Zo vindt de heikikker, die de laatste twee jaar 80 tot 100 procent minder eitjes legt, steeds minder regenwormen en slakken om zich mee te voeden. “En dat betekent minder voedsel voor salamanders, die de kikkereitjes eten en voor libellenlarven en sommige vogels, die de kikkervisjes eten.

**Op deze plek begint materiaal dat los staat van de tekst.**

__device__ __forceinline__ int si_key(float f) {
  const int i = __float_as_int(f);
  return i >= 0 ? i : (i ^ 0x7FFFFFFF);
}
__device__ __forceinline__ float si_val(int k) { return __int_as_float(k >= 0 ? k : (k ^ 0x7FFFFFFF)); }
template <int CTRL, int ROWMASK>
__device__ __forceinline__ float dpp_f(float x) {
  return __int_as_float(__builtin_amdgcn_update_dpp(__float_as_int(x), __float_as_int(x), CTRL, ROWMASK, 0xF, false));
}
__device__ __forceinline__ float wave_max_f(float x) {
  x = fmaxf(x, dpp_f<0x128, 0xF>(x));
  x = fmaxf(x, dpp_f<0x124, 0xF>(x));
  x = fmaxf(x, dpp_f<0x122, 0xF>(x));
  x = fmaxf(x, dpp_f<0x121, 0xF>(x));
  x = fmaxf(x, dpp_f<0x142, 0xA>(x));
  x = fmaxf(x, dpp_f<0x143, 0xC>(x));
  return __int_as_float(__builtin_amdgcn_readlane(__float_as_int(x), 63));
}
template <int JMAX>
#ifdef SSE_SCORE_CLOCK
#define SI_CLK_PARAMS , long long (&ck_)[8], long long &ck_t
#define SI_CLK_ARGS , ck_, ck_t
#else
#define SI_CLK_PARAMS
#define SI_CLK_ARGS
#endif
__device__ __forceinline__ void si_select4(const SmallIndexArgs &a, const float *sc, int NP, int NT, int qt, int q0, int lane SI_CLK_PARAMS) {
  constexpr int QW = 4;
  const int J = (NT * 32 + 63) / 64;
  float v[QW][JMAX];
#pragma unroll
  for (int j = 0; j < JMAX; ++j) {
    const int row = lane + 64 * j;
#pragma unroll
    for (int c = 0; c < QW; ++c) v[c][j] = (j < J && row < NT * 32) ? sc[(q0 + c) * NP + row] : NEG_INF;
  }
  int lok[QW], hik[QW];
  float lm[QW];
  bool done[QW];
#pragma unroll
  for (int c = 0; c < QW; ++c) {
    float m = NEG_INF;
#pragma unroll
    for (int j = 0; j < JMAX; ++j) m = fmaxf(m, v[c][j]);
    lm[c] = m;
    lok[c] = si_key(-wave_max_f(-m));
    hik[c] = si_key(wave_max_f(m)) + 1;
    done[c] = false;
  }
  SC_CLK(5)
  for (;;) {
    bool all_done = true;
#pragma unroll
    for (int c = 0; c < QW; ++c) {
      const unsigned width = (unsigned)hik[c] - (unsigned)lok[c];
      const int mid = lok[c] + (int)(width >> 1);
      const int cnt = __popcll(__ballot(lm[c] >= si_val(mid)));
      const bool open = !done[c] && width > 1u;
      const bool ge = cnt >= SC_KC;
      lok[c] = (open && ge) ? mid : lok[c];
      hik[c] = (open && !ge) ? mid : hik[c];
      done[c] = !open || (ge && cnt <= 24);
      all_done = all_done && done[c];
    }
    if (all_done) break;
  }
  SC_CLK(6)
#pragma unroll
  for (int c = 0; c < QW; ++c) {
    const int query = qt * 32 + q0 + c;
    if (query < a.Q) {
      const float T = si_val(lok[c]);
      float cs = NEG_INF;
      int cr = -1, base = 0;
#pragma unroll
      for (int j = 0; j < JMAX; ++j) {
        const bool take = (j < J) & (v[c][j] >= T) & (v[c][j] > NEG_INF);
        const unsigned long long mask = __ballot(take);
        const int n = __popcll(mask);
        const int slot = base + (int)__builtin_amdgcn_mbcnt_hi((unsigned)(mask >> 32), __builtin_amdgcn_mbcnt_lo((unsigned)mask, 0u));
        const int dst = (take && slot < 63) ? slot : 63;
        const int gs = __builtin_amdgcn_ds_permute(dst * 4, __float_as_int(v[c][j]));
        const int gr = __builtin_amdgcn_ds_permute(dst * 4, lane + 64 * j);
        const bool recv = (lane >= base) & (lane < base + n) & (lane < 63);
        cs = recv ? __int_as_float(gs) : cs;
        cr = recv ? gr : cr;
        base += n;
      }
      const int nw = base < 63 ? base : 63;
      int rank = 0;
      for (int l = 0; l < nw; ++l) {
        const float os = __int_as_float(__builtin_amdgcn_readlane(__float_as_int(cs), l));
        const int orow = __builtin_amdgcn_readlane(cr, l);
        rank += ((os > cs) | ((os == cs) & (orow < cr))) ? 1 : 0;
      }
      const bool mine = lane < nw;
      if (mine && rank < SC_KC) {
        a.part_scores[(size_t)query * SC_KC + rank] = cs;
        a.part_ids[(size_t)query * SC_KC + rank] = cr;
      }
      if (lane >= nw && lane < SC_KC) {
        a.part_scores[(size_t)query * SC_KC + lane] = NEG_INF;
        a.part_ids[(size_t)query * SC_KC + lane] = -1;
      }
      const unsigned long long m16 = __ballot(mine && rank == SC_KC - 1);
      const float last = m16 ? __int_as_float(__builtin_amdgcn_readlane(__float_as_int(cs), __ffsll((long long)m16) - 1)) : NEG_INF;
      if (lane == 0) a.part_bnd[query] = (base > 63) ? __builtin_inff() : last;
    }
  }
}

template <int KGC>
__global__ __launch_bounds__(256) void score_small_index_kernel(SmallIndexArgs a) {
  extern __shared__ __attribute__((aligned(16))) float si_sc[];
  const int tid = threadIdx.x, lane = tid & 63, w = __builtin_amdgcn_readfirstlane(tid >> 6);
  const int NT = a.NT, NP = NT * 32 + 1;
  const int qt = blockIdx.x;
  float *sc = si_sc;
  SC_CLK_DECL
  f32x4 b[KGC];
  {
    const int row = qt * 32 + (lane & 31), kb = (lane >> 5) * 4;
    const float *src = a.q_rows + (size_t)(row < a.Q ? row : 0) * a.S + kb;
    const bool vec = (a.S & 3) == 0 && (reinterpret_cast<uintptr_t>(a.q_rows) & 15) == 0 && KGC * 8 <= a.S;
#pragma unroll
    for (int kg = 0; kg < KGC; ++kg) {
      f32x4 v = {0, 0, 0, 0};
      if (vec) {
        v = *reinterpret_cast<const f32x4 *>(src + kg * 8);
      } else {
#pragma unroll
        for (int e = 0; e < 4; ++e)
          if (kg * 8 + kb + e < a.S) v[e] = src[kg * 8 + e];
      }
      if (row >= a.Q) v = f32x4{0, 0, 0, 0};
      b[kg] = v;
    }
  }
  SC_CLK(0)
  for (int t = w; t < NT; t += 4) {
    const f32x4 *ap = reinterpret_cast<const f32x4 *>(a.idxp) + (size_t)t * KGC * 64 + lane;
    f32x16 acc = {0, 0, 0, 0, 0, 0, 0, 0, 0, 0, 0, 0, 0, 0, 0, 0};
    f32x4 ar[4];
#pragma unroll
    for (int d = 0; d < 4; ++d) ar[d] = ap[(d < KGC ? d : 0) * 64];
#pragma unroll
    for (int kg = 0; kg < KGC; ++kg) {
      __builtin_amdgcn_sched_barrier(0);
#pragma unroll
      for (int e = 0; e < 4; ++e) acc = __builtin_amdgcn_mfma_f32_32x32x2f32(ar[kg & 3][e], b[kg][e], acc, 0, 0, 0);
      __builtin_amdgcn_sched_barrier(0);
      ar[kg & 3] = ap[(kg + 4 < KGC ? kg + 4 : kg) * 64];
    }
    const int rb = t * 32 + 4 * (lane >> 5);
    float *col = sc + (lane & 31) * NP;
#pragma unroll
    for (int r = 0; r < 16; ++r) {
      const int row = rb + (r & 3) + 8 * (r >> 2);
      col[row] = (row < a.N) ? acc[r] : NEG_INF;
    }
  }
  SC_CLK(1)
  __syncthreads();
  SC_CLK(2)
  if (NT * 32 <= 640) {
    si_select4<10>(a, sc, NP, NT, qt, w * 8, lane SI_CLK_ARGS);
    SC_CLK(3)
    si_select4<10>(a, sc, NP, NT, qt, w * 8 + 4, lane SI_CLK_ARGS);
    SC_CLK(4)
#ifdef SSE_SCORE_CLOCK
    if (blockIdx.x == gridDim.x / 2 && lane == 0)
      for (int i = 0; i < 8; ++i) g_score_clk[w * 8 + i] = ck_[i];
#endif
  } else {
    si_select4<16>(a, sc, NP, NT, qt, w * 8, lane SI_CLK_ARGS);
    si_select4<16>(a, sc, NP, NT, qt, w * 8 + 4, lane SI_CLK_ARGS);
  }
}
template <int KB>
__global__ __launch_bounds__(256) void score_small_index_x3_kernel(SmallIndexArgs a) {
  extern __shared__ __attribute__((aligned(16))) float si_sc[];
  const int tid = threadIdx.x, lane = tid & 63, w = __builtin_amdgcn_readfirstlane(tid >> 6);
  const int NT = a.NT, NP = NT * 32 + 1;
  const int qt = blockIdx.x;
  float *sc = si_sc;
  SC_CLK_DECL
  sse_u32x4 bh[KB], bl[KB];
  {
    const int row = qt * 32 + (lane & 31), kb0 = (lane >> 5) * 8;
    const float *src = a.q_rows + (size_t)(row < a.Q ? row : 0) * a.S + kb0;
    const bool vec = (a.S & 3) == 0 && (reinterpret_cast<uintptr_t>(a.q_rows) & 15) == 0 && KB * 16 <= a.S;
#pragma unroll
    for (int kb = 0; kb < KB; ++kb) {
      float v[8] = {0, 0, 0, 0, 0, 0, 0, 0};
      if (vec) {
        const f32x4 v0 = *reinterpret_cast<const f32x4 *>(src + kb * 16), v1 = *reinterpret_cast<const f32x4 *>(src + kb * 16 + 4);
#pragma unroll
        for (int e = 0; e < 4; ++e) {
          v[e] = v0[e];
          v[4 + e] = v1[e];
        }
      } else {
#pragma unroll
        for (int e = 0; e < 8; ++e)
          if (kb * 16 + kb0 + e < a.S) v[e] = src[kb * 16 + e];
      }
      if (row >= a.Q) {
#pragma unroll
        for (int e = 0; e < 8; ++e) v[e] = 0.0f;
      }
      sse_split8(v, bh[kb], bl[kb]);
    }
  }
  SC_CLK(0)
  {
    constexpr int D = KB < 4 ? KB : 4;
    static_assert(KB % D == 0, "the ring index must be static");
    const sse_u32x4 *img = reinterpret_cast<const sse_u32x4 *>(a.idx_x3) + lane;
    const sse_u32x4 *ap = img + (size_t)(w < NT ? w : 0) * KB * 128;
    sse_u32x4 ah[D], al[D];
#pragma unroll
    for (int d = 0; d < D; ++d) {
      ah[d] = ap[d * 128];
      al[d] = ap[d * 128 + 64];
    }
    for (int t = w; t < NT; t += 4) {
      const sse_u32x4 *apn = img + (size_t)(t + 4 < NT ? t + 4 : t) * KB * 128;
      f32x16 acc = {0, 0, 0, 0, 0, 0, 0, 0, 0, 0, 0, 0, 0, 0, 0, 0};
#pragma unroll
      for (int kb = 0; kb < KB; ++kb) {
        __builtin_amdgcn_sched_barrier(0);
        const bf16x8_t xh = __builtin_bit_cast(bf16x8_t, ah[kb % D]), xl = __builtin_bit_cast(bf16x8_t, al[kb % D]);
        const bf16x8_t yh = __builtin_bit_cast(bf16x8_t, bh[kb]), yl = __builtin_bit_cast(bf16x8_t, bl[kb]);
        acc = __builtin_amdgcn_mfma_f32_32x32x16_bf16(xh, yh, acc, 0, 0, 0);
        acc = __builtin_amdgcn_mfma_f32_32x32x16_bf16(xh, yl, acc, 0, 0, 0);
        acc = __builtin_amdgcn_mfma_f32_32x32x16_bf16(xl, yh, acc, 0, 0, 0);
        __builtin_amdgcn_sched_barrier(0);
        const sse_u32x4 *nx = (kb + D < KB) ? ap + (kb + D) * 128 : apn + (kb + D - KB) * 128;
        ah[kb % D] = nx[0];
        al[kb % D] = nx[64];
      }
      const int rb = t * 32 + 4 * (lane >> 5);
      float *col = sc + (lane & 31) * NP;
#pragma unroll
      for (int r = 0; r < 16; ++r) {
        const int row = rb + (r & 3) + 8 * (r >> 2);
        col[row] = (row < a.N) ? acc[r] : NEG_INF;
      }
      ap = apn;
    }
  }
  SC_CLK(1)
  __syncthreads();
  SC_CLK(2)
  if (NT * 32 <= 640) {
    si_select4<10>(a, sc, NP, NT, qt, w * 8, lane SI_CLK_ARGS);
    SC_CLK(3)
    si_select4<10>(a, sc, NP, NT, qt, w * 8 + 4, lane SI_CLK_ARGS);
    SC_CLK(4)
#ifdef SSE_SCORE_CLOCK
    if (blockIdx.x == gridDim.x / 2 && lane == 0)
      for (int i = 0; i < 8; ++i) g_score_clk[w * 8 + i] = ck_[i];
#endif
  } else {
    si_select4<16>(a, sc, NP, NT, qt, w * 8, lane SI_CLK_ARGS);
    si_select4<16>(a, sc, NP, NT, qt, w * 8 + 4, lane SI_CLK_ARGS);
  }
}
bool score_small_index_applies(int Q, int KG, int64_t NT) {
  return Q >= 1024 && (KG == 32 || KG == 8 || KG == 7) && NT * 32 <= 1024 && (size_t)32 * (NT * 32 + 1) * sizeof(float) <= (size_t)144 * 1024;
}
hipError_t launch_score_small_index(const SmallIndexArgs &a, hipStream_t stream) {
  if (!score_small_index_applies(a.Q, a.KG, a.NT)) return hipErrorInvalidValue;
  const size_t lds = (size_t)32 * (a.NT * 32 + 1) * sizeof(float);
  const dim3 grid((a.Q + 31) / 32), block(256);
  auto go = [&](auto kernel) -> hipError_t {
    hipError_t e = hipFuncSetAttribute(reinterpret_cast<const void *>(kernel), hipFuncAttributeMaxDynamicSharedMemorySize, (int)lds);
    if (e != hipSuccess) return e;
    hipLaunchKernelGGL(kernel, grid, block, lds, stream, a);
    return hipGetLastError();
  };
  if (a.idx_x3 && a.KG != 32) return go(score_small_index_x3_kernel<4>);
  if (a.KG == 8) return go(score_small_index_kernel<8>);
  if (a.KG == 7) return go(score_small_index_kernel<7>);
  const hipError_t e32 = a.idx_x3 ? go(score_small_index_x3_kernel<16>) : go(score_small_index_kernel<32>);
  if (e32 != hipSuccess) return e32;
#ifdef SSE_SCORE_CLOCK
  if (a.Q >= 8192) {
    static int n = 0;
    if (n++ % 8 == 3) {
      long long v[64];
      (void)hipStreamSynchronize(stream);
      (void)hipMemcpyFromSymbol(v, HIP_SYMBOL(g_score_clk), sizeof v);
      for (int w = 0; w < 4; w += 3)
        fprintf(stderr, "[small index clock Q=%d NT=%d] wave %d cycles: query fragments %lld | scores (MFMA + LDS stores) %lld | barrier %lld | selection: loads + bounds %lld | bisection %lld | winners + rank + stores %lld (both batches)\n",
                a.Q, a.NT, w, v[w * 8 + 0], v[w * 8 + 1], v[w * 8 + 2], v[w * 8 + 5], v[w * 8 + 6], v[w * 8 + 3] + v[w * 8 + 4]);
    }
  }
#endif
  return hipGetLastError();
}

Alles hangt aan elkaar”, zegt Engelen.

Juist daarom volstaan lokale acties niet om de fauna echt uit het dal te tillen. “Dat kan alleen als biodiversiteitsbescherming een prioriteit wordt in ruimtelijke ordening én landbouw én klimaatbeleid”, stellen Natuurpunt, Schauvliege en het INBO.

Invasieve exoten

Want niet alleen blijft de druk op de natuur te hoog, er komen ook meer belagers: invasieve exoten zoals de Chinese wolhandkrab, die massaal inheemse rivierfauna en flora bedreigt. “Vooral in zoetwater is de impact dramatisch”, zegt INBO-onderzoeker Tim Adriaens. “In de Schelde is er ondertussen een compleet ander ecosysteem. Het zit vol exotische vissen en molusken (weekdieren), er is bijna niets inheems meer aan.”

Nog een voorbeeld is de Aziatische hoornaar, een grote wesp die hier in 2004 via bonsaiplanten beland is. “Nu zit die in heel Europa”, zegt Adriaens. “Er vallen doden en het bedreigt voedselproductie en biodiversiteit want deze wesp, die hier geen concurrentie heeft, eet inheemse honingbijen en andere insecten.” Zeker omdat de opwarming van de aarde sommige exoten helpt hier goed te aarden, zal hun dreiging alleen maar groter worden.

Om de Vlaamse natuur helemaal uit het slop te trekken, voorziet Demir onder andere in 10.000 hectare extra bos tegen 2030, een aanpassing van de mestrichtlijnen, een ontsnipperingsplan en droogtemaatregelen. Of het allemaal gerealiseerd raakt, valt af te wachten. En jammer genoeg kunnen we de natuur niet in een vingerknip naar onze hand zetten zoals in de kwinkslag waarmee Bruno Tobback de parlementaire vraag over de otter afsloot: “Het zou erg handig zijn mochten de otters die wolhandkrabben opruimen.”